• [Your assignment]: Read through the material below and copy each line in which the word "false" occurs.

• [Records to use]:

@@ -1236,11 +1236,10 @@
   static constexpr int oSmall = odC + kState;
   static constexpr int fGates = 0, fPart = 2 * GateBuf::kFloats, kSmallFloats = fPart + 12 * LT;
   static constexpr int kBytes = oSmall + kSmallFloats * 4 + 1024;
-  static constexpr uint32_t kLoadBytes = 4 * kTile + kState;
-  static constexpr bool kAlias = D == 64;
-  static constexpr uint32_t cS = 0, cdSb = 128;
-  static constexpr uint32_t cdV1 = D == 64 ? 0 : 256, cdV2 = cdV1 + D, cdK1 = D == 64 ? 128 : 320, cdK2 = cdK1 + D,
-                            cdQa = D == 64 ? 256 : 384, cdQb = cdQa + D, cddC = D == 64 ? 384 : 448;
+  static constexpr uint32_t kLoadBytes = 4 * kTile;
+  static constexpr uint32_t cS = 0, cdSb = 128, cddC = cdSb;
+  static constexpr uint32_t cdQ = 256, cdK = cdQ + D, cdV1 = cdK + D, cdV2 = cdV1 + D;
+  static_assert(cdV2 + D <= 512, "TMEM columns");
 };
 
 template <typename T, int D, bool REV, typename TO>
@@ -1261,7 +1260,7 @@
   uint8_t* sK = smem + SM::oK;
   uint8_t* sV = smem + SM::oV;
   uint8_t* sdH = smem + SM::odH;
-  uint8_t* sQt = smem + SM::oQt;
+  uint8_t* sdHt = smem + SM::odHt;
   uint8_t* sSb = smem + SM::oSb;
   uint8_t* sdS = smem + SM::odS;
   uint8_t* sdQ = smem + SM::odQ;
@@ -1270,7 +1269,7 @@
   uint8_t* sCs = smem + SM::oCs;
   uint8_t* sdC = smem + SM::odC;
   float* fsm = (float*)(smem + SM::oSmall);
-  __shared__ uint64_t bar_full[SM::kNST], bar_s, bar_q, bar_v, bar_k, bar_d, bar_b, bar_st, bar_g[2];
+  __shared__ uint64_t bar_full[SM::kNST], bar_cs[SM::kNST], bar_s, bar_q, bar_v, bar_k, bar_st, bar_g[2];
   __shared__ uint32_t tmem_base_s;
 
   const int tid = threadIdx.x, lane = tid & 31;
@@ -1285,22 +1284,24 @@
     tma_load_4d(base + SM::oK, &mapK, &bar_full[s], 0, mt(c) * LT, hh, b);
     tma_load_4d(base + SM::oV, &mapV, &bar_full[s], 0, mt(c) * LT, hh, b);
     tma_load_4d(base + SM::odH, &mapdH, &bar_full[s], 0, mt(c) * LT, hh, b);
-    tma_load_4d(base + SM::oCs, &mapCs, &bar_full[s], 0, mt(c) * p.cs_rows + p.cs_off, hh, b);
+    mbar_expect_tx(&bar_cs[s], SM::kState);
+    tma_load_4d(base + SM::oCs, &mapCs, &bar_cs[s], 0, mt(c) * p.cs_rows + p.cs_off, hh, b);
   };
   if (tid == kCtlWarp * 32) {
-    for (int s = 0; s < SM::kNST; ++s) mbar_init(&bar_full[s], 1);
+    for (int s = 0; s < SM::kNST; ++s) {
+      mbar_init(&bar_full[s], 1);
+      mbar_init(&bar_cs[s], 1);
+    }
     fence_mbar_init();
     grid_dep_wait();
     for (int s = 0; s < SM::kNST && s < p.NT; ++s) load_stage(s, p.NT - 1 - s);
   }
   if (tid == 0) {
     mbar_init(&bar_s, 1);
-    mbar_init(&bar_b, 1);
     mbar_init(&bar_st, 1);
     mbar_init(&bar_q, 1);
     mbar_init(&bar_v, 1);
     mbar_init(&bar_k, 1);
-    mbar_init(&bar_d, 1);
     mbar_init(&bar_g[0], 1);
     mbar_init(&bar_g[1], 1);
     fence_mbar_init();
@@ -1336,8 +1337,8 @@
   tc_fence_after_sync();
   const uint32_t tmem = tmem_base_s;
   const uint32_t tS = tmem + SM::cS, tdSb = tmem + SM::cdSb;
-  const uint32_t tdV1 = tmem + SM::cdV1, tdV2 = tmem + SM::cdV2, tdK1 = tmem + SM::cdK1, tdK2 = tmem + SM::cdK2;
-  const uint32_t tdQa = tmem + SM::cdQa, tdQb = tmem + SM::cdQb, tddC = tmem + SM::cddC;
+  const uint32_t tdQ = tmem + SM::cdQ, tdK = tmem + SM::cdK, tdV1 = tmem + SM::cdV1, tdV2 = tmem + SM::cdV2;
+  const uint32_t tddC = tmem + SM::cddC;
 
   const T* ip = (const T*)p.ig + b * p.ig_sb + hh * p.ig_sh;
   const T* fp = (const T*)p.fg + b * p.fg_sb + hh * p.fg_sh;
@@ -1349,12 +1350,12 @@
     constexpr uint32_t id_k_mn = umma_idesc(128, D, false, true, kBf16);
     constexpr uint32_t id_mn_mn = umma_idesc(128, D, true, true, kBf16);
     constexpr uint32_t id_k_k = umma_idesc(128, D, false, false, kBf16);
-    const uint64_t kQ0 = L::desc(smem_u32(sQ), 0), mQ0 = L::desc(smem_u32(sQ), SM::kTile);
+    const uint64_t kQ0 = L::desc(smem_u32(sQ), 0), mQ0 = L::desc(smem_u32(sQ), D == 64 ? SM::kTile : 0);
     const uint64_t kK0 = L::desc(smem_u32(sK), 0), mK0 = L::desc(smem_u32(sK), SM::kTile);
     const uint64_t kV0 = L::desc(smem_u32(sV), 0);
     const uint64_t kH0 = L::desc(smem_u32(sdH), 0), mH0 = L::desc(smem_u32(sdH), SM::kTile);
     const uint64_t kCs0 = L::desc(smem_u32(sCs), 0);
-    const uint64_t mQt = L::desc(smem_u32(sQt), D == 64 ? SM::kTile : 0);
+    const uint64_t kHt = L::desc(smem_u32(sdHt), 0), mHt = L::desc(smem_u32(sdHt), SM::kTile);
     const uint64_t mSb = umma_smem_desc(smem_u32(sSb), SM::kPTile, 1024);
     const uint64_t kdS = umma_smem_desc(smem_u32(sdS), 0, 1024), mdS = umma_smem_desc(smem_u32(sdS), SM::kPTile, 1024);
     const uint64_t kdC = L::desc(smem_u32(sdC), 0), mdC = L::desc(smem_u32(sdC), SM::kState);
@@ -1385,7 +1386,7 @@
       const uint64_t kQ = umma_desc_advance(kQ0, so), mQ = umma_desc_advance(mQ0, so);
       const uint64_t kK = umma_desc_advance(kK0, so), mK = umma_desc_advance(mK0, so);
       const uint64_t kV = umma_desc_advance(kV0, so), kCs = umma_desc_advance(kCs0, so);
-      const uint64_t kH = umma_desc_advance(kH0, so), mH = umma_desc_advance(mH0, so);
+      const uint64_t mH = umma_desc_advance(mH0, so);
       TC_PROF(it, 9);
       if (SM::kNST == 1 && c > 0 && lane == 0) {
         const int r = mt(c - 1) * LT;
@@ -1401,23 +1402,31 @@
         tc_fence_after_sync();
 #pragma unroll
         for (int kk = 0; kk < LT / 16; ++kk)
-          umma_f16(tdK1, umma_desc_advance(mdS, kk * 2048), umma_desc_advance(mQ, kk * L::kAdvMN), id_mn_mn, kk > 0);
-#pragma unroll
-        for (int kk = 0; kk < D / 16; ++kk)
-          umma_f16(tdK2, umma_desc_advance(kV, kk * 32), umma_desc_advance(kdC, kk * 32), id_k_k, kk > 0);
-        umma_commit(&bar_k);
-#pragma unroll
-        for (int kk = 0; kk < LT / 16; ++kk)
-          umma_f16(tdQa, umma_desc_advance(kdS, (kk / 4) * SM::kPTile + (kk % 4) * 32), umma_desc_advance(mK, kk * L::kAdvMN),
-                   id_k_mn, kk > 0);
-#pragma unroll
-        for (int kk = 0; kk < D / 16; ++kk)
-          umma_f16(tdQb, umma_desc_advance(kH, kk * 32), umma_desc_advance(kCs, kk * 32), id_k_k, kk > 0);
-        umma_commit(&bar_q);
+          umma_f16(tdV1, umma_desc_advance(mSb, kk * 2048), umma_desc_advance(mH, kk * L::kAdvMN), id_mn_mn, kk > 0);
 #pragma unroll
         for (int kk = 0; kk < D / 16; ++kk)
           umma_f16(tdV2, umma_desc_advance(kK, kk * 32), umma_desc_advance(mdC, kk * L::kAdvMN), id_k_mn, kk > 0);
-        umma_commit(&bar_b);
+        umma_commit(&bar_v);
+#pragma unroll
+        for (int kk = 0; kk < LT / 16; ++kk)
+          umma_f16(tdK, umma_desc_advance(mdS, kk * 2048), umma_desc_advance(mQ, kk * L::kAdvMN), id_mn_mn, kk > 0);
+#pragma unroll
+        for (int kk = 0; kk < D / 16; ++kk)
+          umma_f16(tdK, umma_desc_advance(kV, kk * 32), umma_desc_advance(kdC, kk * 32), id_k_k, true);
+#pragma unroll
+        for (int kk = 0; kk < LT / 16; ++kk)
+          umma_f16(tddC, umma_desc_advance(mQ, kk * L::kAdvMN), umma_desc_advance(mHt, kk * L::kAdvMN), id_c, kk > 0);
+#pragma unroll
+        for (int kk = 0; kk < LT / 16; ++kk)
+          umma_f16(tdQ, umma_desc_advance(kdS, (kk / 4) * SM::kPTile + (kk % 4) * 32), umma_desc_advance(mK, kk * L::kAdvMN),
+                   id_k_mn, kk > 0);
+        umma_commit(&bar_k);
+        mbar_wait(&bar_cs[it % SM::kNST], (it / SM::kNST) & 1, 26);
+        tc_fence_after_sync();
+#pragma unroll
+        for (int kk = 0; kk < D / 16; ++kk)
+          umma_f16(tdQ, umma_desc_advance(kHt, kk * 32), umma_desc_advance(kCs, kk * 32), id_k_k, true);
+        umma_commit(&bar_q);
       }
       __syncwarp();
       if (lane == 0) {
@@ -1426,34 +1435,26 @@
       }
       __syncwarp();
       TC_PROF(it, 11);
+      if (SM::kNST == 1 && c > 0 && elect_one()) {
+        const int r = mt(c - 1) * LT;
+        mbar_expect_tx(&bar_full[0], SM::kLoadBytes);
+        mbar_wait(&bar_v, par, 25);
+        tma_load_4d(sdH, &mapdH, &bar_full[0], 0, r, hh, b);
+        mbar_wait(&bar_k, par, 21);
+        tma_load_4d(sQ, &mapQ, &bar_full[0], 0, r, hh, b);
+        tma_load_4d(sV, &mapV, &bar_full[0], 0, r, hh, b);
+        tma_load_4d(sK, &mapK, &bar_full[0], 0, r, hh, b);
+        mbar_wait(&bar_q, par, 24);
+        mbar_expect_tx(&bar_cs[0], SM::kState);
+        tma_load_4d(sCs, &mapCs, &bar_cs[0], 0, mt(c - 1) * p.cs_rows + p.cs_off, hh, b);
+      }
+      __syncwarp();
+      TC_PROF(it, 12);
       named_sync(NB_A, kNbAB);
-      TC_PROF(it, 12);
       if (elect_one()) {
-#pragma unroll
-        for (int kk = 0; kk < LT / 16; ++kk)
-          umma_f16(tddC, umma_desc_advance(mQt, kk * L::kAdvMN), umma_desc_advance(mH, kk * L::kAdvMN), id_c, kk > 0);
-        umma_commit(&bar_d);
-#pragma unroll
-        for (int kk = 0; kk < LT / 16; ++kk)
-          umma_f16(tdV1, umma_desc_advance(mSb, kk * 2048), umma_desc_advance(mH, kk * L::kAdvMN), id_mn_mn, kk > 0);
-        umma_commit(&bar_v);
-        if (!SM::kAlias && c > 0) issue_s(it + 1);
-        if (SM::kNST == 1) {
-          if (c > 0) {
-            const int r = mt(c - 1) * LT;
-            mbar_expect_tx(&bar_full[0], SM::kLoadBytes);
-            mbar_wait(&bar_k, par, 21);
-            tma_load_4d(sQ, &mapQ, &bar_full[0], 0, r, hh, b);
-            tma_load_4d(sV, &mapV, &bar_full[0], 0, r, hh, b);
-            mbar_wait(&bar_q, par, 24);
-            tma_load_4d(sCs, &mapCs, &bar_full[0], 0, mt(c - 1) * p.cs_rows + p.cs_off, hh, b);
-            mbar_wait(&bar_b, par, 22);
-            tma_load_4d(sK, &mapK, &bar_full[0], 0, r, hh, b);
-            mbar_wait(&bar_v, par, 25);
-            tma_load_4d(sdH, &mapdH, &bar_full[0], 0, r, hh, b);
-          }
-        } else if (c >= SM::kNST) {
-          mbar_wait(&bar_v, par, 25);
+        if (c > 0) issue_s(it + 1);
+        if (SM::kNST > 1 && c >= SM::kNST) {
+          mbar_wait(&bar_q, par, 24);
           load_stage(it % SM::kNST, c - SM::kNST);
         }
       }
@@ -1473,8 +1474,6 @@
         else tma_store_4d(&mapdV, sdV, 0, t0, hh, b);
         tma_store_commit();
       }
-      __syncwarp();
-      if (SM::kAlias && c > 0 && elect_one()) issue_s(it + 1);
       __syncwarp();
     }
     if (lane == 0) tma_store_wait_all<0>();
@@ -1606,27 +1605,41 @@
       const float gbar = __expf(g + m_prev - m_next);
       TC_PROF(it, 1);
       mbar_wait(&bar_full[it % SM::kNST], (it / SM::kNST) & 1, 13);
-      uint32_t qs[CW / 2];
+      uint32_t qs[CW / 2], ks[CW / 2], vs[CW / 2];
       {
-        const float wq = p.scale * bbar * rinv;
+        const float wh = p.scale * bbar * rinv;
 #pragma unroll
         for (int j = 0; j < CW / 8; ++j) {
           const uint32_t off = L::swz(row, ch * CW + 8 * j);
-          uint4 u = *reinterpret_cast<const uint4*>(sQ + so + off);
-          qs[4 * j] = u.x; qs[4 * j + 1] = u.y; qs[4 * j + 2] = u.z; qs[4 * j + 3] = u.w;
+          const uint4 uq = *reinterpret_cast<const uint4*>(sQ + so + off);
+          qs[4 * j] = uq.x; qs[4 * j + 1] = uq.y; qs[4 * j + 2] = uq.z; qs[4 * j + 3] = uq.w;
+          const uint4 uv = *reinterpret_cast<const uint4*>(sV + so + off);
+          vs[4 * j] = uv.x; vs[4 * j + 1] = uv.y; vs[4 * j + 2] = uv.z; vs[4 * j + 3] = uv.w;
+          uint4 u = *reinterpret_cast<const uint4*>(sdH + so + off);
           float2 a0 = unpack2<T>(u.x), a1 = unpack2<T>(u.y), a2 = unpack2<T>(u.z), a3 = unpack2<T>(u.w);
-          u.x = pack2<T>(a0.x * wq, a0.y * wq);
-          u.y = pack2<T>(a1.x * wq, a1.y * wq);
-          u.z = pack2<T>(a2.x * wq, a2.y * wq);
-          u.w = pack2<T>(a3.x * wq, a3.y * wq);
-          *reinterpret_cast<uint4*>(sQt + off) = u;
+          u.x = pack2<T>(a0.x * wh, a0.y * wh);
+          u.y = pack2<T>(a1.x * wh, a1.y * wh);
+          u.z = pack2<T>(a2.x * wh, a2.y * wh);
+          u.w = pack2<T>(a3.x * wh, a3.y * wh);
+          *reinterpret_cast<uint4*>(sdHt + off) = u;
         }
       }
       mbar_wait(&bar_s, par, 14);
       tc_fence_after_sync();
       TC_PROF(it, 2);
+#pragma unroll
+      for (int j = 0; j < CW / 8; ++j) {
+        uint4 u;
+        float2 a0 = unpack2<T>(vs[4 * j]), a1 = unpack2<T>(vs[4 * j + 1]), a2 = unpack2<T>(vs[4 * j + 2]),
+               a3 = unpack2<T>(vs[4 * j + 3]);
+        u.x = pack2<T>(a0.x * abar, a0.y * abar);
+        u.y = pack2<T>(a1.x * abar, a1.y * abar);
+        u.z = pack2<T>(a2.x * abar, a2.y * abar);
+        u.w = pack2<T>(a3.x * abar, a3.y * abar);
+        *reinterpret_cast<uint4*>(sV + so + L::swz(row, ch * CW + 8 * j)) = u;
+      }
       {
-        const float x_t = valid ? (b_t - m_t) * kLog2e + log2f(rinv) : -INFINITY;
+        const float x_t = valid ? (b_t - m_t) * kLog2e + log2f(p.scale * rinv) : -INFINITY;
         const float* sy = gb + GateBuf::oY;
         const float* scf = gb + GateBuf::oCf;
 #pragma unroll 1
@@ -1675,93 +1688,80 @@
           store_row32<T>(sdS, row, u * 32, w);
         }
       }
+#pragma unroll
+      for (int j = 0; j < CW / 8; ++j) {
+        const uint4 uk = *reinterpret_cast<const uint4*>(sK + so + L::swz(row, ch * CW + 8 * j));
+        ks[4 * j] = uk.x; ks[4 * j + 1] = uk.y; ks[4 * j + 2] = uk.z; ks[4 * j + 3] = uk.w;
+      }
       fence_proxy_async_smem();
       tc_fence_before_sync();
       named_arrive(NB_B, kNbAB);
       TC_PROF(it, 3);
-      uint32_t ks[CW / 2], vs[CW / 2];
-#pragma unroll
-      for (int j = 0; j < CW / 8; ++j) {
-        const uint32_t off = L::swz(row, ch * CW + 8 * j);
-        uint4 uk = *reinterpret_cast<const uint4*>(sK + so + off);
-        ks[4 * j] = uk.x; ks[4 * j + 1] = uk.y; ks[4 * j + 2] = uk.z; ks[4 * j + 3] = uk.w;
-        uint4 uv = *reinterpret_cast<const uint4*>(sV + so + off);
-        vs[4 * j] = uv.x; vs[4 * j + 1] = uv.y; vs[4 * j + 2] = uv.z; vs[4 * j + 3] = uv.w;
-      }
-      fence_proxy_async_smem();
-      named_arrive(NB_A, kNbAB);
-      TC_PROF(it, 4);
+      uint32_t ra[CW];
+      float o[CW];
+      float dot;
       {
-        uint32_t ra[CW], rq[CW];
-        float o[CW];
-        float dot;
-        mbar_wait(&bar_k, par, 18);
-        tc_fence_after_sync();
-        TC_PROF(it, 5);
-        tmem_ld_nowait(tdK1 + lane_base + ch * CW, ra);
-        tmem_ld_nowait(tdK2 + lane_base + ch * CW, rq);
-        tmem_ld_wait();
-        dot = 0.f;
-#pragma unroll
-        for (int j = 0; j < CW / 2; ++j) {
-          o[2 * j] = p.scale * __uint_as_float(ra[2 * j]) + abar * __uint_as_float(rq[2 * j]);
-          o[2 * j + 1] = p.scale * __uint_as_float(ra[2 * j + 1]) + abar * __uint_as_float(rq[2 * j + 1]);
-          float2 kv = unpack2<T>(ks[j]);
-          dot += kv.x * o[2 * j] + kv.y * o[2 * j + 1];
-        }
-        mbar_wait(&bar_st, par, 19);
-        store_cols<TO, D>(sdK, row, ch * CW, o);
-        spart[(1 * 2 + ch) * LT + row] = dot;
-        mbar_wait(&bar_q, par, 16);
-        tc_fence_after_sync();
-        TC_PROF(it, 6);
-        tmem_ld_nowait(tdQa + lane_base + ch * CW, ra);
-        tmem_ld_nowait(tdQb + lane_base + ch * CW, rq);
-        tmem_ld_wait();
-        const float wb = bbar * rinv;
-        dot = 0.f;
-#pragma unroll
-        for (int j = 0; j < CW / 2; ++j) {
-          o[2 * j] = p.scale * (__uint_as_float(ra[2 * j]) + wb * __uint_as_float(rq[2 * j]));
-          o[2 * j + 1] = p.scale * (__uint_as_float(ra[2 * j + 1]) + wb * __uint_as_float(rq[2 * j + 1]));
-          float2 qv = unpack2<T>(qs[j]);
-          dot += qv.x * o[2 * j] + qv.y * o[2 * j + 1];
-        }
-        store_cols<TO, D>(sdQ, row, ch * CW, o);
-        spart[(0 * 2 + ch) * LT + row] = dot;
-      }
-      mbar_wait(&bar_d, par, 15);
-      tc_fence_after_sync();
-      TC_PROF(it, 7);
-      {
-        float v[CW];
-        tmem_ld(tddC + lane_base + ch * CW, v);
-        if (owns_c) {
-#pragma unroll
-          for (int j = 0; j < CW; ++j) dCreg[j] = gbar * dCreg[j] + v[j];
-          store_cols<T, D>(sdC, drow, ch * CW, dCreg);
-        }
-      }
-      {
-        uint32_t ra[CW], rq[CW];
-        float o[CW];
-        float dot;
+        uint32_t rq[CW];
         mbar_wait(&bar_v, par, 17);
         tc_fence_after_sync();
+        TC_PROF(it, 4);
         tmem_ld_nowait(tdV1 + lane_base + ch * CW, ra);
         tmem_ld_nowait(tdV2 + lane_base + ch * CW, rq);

• [Task result]:
     constexpr uint32_t id_k_mn = umma_idesc(128, D, false, true, kBf16);
     constexpr uint32_t id_k_k = umma_idesc(128, D, false, false, kBf16);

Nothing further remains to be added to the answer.